◆ Work instruction: Search the listing below for the line containing "((const unsigned short*)(s". From there through the line containing "return m.con_geom[c] &", transcribe every line exactly, both ends included.

◆ Source material:
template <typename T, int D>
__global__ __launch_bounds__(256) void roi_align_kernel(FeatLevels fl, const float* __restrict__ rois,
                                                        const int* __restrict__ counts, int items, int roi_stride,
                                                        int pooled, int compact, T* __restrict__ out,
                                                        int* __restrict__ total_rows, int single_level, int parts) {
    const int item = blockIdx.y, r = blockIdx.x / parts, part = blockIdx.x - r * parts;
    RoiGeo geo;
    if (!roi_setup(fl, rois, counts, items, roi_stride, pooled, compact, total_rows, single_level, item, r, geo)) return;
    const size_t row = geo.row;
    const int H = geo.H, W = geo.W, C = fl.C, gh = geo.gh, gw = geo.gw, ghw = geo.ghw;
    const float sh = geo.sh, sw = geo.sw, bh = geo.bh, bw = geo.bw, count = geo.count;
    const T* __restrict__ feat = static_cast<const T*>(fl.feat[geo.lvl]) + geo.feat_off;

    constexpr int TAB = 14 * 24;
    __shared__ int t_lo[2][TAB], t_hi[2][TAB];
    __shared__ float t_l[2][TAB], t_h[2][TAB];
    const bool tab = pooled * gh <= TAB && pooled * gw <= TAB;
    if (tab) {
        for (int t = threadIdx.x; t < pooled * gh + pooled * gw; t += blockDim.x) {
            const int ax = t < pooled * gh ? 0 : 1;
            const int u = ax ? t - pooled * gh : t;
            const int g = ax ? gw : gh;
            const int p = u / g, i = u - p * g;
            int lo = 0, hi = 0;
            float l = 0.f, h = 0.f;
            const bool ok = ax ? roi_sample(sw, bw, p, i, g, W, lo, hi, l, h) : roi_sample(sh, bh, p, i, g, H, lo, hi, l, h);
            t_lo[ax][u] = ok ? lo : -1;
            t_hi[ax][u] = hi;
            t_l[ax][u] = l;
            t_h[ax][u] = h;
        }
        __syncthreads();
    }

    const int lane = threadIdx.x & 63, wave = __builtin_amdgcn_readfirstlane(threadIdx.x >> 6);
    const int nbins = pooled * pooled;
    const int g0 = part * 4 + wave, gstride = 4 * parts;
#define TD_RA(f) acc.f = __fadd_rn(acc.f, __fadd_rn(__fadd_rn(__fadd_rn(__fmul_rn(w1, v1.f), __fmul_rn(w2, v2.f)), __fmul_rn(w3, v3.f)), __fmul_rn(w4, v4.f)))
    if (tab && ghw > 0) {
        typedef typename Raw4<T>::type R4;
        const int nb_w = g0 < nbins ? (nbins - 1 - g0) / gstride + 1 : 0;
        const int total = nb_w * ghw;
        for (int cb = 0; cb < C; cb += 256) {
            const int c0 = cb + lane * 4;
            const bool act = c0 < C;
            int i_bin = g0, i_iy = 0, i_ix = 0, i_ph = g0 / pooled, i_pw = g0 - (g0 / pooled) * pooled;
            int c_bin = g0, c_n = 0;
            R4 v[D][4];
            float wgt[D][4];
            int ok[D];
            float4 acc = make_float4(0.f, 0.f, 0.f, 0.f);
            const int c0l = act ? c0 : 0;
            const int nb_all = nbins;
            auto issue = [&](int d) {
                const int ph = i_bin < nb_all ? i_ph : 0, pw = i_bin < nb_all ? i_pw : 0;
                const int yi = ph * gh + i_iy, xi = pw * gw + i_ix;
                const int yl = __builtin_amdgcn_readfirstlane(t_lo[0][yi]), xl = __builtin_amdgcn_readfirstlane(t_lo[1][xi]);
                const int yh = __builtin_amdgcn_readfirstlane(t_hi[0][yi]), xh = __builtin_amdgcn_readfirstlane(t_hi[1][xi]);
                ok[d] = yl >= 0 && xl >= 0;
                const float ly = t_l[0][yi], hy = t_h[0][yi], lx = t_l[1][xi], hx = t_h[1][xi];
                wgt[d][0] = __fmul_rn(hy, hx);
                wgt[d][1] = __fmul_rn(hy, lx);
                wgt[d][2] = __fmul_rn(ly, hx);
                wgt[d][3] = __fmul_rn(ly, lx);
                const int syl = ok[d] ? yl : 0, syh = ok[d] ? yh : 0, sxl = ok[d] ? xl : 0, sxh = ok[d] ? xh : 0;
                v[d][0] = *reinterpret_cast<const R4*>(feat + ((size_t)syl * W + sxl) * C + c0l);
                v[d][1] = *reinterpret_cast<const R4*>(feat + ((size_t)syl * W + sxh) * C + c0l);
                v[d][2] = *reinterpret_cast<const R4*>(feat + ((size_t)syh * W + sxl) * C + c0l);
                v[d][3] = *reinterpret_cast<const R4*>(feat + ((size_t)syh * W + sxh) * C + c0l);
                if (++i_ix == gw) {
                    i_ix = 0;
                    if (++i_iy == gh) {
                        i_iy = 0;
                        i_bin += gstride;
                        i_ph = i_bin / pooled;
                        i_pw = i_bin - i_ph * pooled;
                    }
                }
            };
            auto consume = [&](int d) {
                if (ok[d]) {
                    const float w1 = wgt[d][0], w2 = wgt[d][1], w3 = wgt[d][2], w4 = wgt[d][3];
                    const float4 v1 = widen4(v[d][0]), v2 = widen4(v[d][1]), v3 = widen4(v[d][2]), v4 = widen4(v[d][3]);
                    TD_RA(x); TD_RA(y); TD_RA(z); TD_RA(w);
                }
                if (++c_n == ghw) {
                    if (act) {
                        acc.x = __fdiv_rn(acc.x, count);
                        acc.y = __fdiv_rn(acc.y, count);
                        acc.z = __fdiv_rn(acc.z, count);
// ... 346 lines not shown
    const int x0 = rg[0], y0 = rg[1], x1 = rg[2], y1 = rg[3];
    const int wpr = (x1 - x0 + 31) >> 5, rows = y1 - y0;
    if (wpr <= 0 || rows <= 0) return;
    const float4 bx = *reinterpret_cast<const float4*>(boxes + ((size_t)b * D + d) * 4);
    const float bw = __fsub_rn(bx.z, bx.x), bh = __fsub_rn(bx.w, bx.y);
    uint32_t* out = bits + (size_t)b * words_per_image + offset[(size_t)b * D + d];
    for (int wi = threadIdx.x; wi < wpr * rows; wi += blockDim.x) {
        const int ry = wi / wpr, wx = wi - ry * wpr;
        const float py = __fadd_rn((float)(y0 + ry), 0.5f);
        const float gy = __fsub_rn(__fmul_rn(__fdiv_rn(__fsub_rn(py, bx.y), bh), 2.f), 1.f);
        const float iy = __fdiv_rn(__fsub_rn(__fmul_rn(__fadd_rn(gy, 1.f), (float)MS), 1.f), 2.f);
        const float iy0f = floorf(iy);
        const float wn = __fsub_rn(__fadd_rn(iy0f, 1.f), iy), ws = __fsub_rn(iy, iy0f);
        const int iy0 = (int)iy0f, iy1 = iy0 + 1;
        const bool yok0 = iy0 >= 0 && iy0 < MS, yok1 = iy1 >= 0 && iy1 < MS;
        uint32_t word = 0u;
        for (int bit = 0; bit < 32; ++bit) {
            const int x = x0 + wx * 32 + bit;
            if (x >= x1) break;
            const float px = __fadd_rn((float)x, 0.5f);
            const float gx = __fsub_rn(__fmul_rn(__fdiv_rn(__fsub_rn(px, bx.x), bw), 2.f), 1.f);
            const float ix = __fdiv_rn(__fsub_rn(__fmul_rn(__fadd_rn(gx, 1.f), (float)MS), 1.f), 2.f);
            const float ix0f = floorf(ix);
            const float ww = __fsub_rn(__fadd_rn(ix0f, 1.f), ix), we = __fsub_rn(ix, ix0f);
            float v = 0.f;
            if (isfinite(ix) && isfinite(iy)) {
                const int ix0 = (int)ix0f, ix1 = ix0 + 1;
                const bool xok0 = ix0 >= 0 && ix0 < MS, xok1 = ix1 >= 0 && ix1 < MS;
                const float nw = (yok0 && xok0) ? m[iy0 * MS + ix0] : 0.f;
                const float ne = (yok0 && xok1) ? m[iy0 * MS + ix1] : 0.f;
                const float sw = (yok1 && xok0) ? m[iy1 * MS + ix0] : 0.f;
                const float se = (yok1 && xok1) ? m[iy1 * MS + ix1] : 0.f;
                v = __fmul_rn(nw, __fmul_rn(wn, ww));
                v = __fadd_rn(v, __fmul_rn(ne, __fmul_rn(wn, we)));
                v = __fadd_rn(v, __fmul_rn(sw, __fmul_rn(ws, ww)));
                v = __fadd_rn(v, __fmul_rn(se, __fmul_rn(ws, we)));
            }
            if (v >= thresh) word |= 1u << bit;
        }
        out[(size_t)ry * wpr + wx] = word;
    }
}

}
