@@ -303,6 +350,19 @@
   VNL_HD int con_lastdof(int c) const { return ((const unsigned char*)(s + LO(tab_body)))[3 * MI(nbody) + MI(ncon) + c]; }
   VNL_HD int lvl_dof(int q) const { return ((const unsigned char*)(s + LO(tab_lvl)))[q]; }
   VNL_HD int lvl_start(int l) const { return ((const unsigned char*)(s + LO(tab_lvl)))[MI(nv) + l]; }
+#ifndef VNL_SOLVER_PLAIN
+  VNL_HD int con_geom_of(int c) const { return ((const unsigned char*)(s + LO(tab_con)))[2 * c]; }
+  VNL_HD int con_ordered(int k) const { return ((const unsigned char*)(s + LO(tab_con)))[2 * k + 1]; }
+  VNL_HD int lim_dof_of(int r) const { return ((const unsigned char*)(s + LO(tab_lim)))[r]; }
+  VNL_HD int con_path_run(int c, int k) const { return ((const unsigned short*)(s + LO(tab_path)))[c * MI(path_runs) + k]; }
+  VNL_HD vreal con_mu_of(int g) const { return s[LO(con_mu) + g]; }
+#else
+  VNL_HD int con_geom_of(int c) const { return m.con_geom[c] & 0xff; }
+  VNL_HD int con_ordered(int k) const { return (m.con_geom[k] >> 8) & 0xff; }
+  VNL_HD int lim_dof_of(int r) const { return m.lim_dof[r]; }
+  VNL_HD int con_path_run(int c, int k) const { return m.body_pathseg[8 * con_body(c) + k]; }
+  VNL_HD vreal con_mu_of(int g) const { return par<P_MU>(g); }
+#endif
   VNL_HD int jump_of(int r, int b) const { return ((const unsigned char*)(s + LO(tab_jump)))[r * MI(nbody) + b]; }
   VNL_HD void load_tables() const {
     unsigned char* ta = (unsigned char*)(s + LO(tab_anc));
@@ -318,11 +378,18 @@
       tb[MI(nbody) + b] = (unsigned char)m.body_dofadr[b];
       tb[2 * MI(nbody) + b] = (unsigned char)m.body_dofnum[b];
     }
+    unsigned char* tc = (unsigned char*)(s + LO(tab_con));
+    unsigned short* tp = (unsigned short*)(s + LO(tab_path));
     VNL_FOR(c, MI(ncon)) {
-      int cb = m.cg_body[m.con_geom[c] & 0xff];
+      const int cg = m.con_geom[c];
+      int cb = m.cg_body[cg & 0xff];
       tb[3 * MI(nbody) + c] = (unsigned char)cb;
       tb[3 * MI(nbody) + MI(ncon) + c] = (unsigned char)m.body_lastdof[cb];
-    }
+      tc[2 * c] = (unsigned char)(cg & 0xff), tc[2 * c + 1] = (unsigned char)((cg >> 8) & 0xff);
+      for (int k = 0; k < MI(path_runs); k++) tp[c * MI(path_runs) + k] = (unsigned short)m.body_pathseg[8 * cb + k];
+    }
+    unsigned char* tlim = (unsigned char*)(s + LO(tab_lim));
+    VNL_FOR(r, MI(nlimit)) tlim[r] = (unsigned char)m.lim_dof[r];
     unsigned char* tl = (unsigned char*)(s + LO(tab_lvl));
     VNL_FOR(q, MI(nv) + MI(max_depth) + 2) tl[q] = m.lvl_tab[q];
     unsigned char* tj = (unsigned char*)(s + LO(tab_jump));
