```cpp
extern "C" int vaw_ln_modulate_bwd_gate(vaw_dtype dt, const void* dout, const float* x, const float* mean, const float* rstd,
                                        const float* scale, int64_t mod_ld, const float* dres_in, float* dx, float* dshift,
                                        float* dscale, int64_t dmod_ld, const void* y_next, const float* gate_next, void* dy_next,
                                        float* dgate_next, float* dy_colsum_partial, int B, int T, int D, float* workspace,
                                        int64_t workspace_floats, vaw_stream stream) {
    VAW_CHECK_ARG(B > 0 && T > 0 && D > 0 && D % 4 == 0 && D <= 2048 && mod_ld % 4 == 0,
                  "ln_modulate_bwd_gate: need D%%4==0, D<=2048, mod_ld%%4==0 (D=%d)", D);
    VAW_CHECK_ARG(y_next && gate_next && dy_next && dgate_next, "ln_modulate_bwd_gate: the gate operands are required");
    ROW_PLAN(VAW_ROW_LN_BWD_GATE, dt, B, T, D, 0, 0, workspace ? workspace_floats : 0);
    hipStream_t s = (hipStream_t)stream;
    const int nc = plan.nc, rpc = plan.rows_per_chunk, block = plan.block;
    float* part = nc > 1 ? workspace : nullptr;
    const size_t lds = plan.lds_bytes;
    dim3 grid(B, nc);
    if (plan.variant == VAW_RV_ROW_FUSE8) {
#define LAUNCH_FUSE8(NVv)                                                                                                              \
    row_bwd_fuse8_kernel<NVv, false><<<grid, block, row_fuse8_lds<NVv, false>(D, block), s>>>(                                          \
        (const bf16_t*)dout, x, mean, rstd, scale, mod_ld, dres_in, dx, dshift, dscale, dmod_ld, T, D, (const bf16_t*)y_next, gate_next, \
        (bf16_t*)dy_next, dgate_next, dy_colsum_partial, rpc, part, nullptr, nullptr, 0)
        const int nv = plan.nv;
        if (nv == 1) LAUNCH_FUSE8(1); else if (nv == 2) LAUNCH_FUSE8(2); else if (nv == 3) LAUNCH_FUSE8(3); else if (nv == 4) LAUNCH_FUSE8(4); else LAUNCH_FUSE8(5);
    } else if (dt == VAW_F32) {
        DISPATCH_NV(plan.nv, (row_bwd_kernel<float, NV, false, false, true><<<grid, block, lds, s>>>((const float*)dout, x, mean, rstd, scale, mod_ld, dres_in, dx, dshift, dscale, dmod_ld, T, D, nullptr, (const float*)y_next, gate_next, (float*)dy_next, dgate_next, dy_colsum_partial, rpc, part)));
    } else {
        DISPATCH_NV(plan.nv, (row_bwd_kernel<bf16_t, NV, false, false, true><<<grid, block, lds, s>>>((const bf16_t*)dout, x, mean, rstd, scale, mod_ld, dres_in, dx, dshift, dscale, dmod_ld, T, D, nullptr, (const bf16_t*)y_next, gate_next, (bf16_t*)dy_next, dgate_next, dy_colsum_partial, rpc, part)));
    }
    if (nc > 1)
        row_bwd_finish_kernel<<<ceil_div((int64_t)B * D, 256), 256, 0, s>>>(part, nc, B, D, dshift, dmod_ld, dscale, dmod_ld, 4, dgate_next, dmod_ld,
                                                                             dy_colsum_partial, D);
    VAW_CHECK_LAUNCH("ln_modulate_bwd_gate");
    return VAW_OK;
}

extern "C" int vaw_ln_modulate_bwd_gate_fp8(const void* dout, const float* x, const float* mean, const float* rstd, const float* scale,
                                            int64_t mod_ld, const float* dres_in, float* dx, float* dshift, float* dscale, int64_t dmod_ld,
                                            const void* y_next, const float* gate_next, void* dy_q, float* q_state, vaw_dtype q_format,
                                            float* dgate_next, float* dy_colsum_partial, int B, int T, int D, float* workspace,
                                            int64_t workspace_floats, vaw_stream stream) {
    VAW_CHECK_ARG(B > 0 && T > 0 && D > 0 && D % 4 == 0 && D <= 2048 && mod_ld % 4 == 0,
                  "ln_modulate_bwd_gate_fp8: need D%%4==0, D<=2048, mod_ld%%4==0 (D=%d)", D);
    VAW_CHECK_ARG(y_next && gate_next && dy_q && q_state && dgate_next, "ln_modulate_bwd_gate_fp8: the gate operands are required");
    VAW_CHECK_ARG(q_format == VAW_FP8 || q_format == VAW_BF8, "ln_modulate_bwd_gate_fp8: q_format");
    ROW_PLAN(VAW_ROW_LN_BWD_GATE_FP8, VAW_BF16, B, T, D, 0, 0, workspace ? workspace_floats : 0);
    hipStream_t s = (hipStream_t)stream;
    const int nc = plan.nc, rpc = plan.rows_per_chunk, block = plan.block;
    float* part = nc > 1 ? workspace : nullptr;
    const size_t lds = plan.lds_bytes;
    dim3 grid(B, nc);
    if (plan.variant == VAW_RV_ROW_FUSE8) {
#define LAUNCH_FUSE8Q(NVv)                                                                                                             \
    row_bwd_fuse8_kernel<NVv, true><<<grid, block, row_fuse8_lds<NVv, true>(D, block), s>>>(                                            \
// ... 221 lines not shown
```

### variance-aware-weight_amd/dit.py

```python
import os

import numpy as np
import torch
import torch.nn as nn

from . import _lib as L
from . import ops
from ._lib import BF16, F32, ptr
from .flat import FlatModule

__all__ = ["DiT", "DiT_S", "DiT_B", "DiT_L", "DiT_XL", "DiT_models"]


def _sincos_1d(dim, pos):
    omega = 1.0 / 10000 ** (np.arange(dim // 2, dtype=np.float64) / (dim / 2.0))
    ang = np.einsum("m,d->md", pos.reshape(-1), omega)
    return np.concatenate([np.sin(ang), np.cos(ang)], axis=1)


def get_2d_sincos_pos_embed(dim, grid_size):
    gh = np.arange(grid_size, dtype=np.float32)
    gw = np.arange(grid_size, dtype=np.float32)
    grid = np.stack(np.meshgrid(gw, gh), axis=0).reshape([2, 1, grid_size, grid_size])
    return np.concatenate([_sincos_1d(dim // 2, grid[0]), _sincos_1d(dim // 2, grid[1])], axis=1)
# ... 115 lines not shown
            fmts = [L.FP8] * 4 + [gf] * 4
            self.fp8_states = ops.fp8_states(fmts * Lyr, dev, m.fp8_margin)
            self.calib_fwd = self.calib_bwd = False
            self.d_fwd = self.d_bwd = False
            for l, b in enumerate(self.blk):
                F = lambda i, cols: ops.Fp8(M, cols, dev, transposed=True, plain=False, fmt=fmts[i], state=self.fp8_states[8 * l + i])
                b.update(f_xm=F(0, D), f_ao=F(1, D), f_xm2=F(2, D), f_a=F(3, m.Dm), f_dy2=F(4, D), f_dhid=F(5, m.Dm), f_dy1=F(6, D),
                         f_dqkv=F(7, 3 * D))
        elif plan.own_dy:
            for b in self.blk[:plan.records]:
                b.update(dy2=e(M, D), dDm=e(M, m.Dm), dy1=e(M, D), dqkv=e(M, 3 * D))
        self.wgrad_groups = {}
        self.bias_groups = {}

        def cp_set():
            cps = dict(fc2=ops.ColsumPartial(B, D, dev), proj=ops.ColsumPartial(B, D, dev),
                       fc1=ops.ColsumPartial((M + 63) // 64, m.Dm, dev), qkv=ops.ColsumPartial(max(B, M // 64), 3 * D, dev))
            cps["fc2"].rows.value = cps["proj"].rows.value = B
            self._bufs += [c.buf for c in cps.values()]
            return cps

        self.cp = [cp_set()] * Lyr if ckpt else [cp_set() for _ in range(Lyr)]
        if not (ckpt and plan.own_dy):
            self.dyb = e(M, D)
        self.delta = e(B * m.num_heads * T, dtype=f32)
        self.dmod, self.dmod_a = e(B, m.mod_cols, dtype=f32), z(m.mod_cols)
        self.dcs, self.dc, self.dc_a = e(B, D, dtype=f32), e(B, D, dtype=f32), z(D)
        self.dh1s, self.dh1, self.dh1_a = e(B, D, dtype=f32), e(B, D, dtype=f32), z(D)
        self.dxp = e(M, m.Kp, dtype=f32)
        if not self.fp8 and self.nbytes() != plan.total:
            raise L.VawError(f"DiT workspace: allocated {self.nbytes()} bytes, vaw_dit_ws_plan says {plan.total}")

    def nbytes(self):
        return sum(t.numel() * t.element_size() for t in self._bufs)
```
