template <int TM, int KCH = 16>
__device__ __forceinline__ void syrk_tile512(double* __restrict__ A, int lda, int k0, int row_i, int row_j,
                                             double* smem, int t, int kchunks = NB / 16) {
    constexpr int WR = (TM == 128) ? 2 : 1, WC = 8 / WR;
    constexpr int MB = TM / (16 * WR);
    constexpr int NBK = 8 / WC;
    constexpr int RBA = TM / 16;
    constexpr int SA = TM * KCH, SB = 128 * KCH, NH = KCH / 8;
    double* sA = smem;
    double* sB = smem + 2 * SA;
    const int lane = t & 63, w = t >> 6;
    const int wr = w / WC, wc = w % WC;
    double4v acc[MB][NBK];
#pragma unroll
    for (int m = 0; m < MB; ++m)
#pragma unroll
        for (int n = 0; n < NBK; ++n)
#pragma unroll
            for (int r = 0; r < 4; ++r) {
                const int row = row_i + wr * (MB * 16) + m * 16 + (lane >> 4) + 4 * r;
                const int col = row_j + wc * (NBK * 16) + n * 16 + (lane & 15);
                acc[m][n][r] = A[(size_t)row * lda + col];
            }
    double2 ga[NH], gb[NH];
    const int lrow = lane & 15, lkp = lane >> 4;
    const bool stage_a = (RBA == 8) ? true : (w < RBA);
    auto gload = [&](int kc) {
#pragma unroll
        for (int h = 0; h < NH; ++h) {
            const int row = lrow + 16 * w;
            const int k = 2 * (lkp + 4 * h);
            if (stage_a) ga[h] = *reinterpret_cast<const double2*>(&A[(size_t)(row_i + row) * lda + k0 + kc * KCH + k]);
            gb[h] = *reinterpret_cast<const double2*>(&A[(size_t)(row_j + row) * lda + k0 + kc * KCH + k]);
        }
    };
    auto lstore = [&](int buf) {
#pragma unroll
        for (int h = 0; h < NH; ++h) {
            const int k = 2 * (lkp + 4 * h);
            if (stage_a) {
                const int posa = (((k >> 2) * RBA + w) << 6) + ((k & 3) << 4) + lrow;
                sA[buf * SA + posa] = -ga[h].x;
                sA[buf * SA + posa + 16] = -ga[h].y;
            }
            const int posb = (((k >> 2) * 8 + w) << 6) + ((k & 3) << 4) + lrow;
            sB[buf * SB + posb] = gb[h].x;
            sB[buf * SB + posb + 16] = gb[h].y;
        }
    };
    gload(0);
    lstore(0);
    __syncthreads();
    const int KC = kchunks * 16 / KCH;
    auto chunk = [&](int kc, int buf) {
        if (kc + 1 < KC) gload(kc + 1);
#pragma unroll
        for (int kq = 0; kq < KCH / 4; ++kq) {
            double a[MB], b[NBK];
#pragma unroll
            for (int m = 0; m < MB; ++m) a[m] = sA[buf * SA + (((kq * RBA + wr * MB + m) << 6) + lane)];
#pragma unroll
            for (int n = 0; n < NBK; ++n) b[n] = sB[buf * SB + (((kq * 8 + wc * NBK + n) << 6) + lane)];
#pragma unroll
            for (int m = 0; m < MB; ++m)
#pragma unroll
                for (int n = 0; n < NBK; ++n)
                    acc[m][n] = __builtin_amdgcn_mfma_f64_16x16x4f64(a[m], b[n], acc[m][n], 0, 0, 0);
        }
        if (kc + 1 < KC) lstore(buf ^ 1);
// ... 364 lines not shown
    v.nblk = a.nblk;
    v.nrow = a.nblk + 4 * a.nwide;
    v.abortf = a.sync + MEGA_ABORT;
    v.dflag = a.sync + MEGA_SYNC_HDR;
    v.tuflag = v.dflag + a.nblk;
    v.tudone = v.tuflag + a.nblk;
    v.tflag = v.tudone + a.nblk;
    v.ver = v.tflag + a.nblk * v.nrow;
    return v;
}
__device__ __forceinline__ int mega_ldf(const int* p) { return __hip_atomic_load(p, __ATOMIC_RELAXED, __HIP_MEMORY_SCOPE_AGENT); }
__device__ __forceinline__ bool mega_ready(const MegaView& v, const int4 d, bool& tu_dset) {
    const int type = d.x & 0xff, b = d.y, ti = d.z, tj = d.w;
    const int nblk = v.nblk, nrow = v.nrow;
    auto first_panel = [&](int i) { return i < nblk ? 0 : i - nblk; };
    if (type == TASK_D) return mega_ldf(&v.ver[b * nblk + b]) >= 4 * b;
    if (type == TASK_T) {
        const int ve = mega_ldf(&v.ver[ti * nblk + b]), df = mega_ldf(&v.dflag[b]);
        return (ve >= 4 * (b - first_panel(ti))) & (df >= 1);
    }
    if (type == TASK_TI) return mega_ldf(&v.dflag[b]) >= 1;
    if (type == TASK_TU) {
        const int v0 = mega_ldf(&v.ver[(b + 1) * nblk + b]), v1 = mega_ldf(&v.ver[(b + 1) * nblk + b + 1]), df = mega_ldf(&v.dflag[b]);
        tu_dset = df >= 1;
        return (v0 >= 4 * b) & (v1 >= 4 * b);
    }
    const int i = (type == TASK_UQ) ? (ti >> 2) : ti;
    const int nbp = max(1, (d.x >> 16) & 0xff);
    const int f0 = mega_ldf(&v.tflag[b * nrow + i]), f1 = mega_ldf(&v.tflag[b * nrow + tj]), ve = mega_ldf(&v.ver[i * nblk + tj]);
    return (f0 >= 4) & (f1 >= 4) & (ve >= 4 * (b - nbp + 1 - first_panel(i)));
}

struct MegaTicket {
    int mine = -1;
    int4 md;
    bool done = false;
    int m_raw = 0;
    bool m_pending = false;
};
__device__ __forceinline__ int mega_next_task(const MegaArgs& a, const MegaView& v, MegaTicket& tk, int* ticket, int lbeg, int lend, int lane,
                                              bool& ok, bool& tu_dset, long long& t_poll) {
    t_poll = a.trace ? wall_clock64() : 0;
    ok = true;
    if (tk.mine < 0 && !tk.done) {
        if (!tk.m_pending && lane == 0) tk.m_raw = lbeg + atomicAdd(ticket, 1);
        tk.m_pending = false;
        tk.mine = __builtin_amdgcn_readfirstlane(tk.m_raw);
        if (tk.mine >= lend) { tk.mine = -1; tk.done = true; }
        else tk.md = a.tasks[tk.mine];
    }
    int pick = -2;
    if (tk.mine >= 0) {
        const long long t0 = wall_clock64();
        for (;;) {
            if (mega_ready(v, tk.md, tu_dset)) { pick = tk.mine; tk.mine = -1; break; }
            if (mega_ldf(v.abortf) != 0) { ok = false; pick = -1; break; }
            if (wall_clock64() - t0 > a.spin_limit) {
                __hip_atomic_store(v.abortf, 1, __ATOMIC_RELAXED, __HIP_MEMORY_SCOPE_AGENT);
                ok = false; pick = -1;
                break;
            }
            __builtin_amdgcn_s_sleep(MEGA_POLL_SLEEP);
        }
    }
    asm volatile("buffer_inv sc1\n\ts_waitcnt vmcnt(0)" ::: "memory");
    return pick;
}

◆ Output for this task:
+  VNL_HD int con_path_run(int c, int k) const { return ((const unsigned short*)(s + LO(tab_path)))[c * MI(path_runs) + k]; }
+  VNL_HD vreal con_mu_of(int g) const { return s[LO(con_mu) + g]; }
+#else
+  VNL_HD int con_geom_of(int c) const { return m.con_geom[c] & 0xff; }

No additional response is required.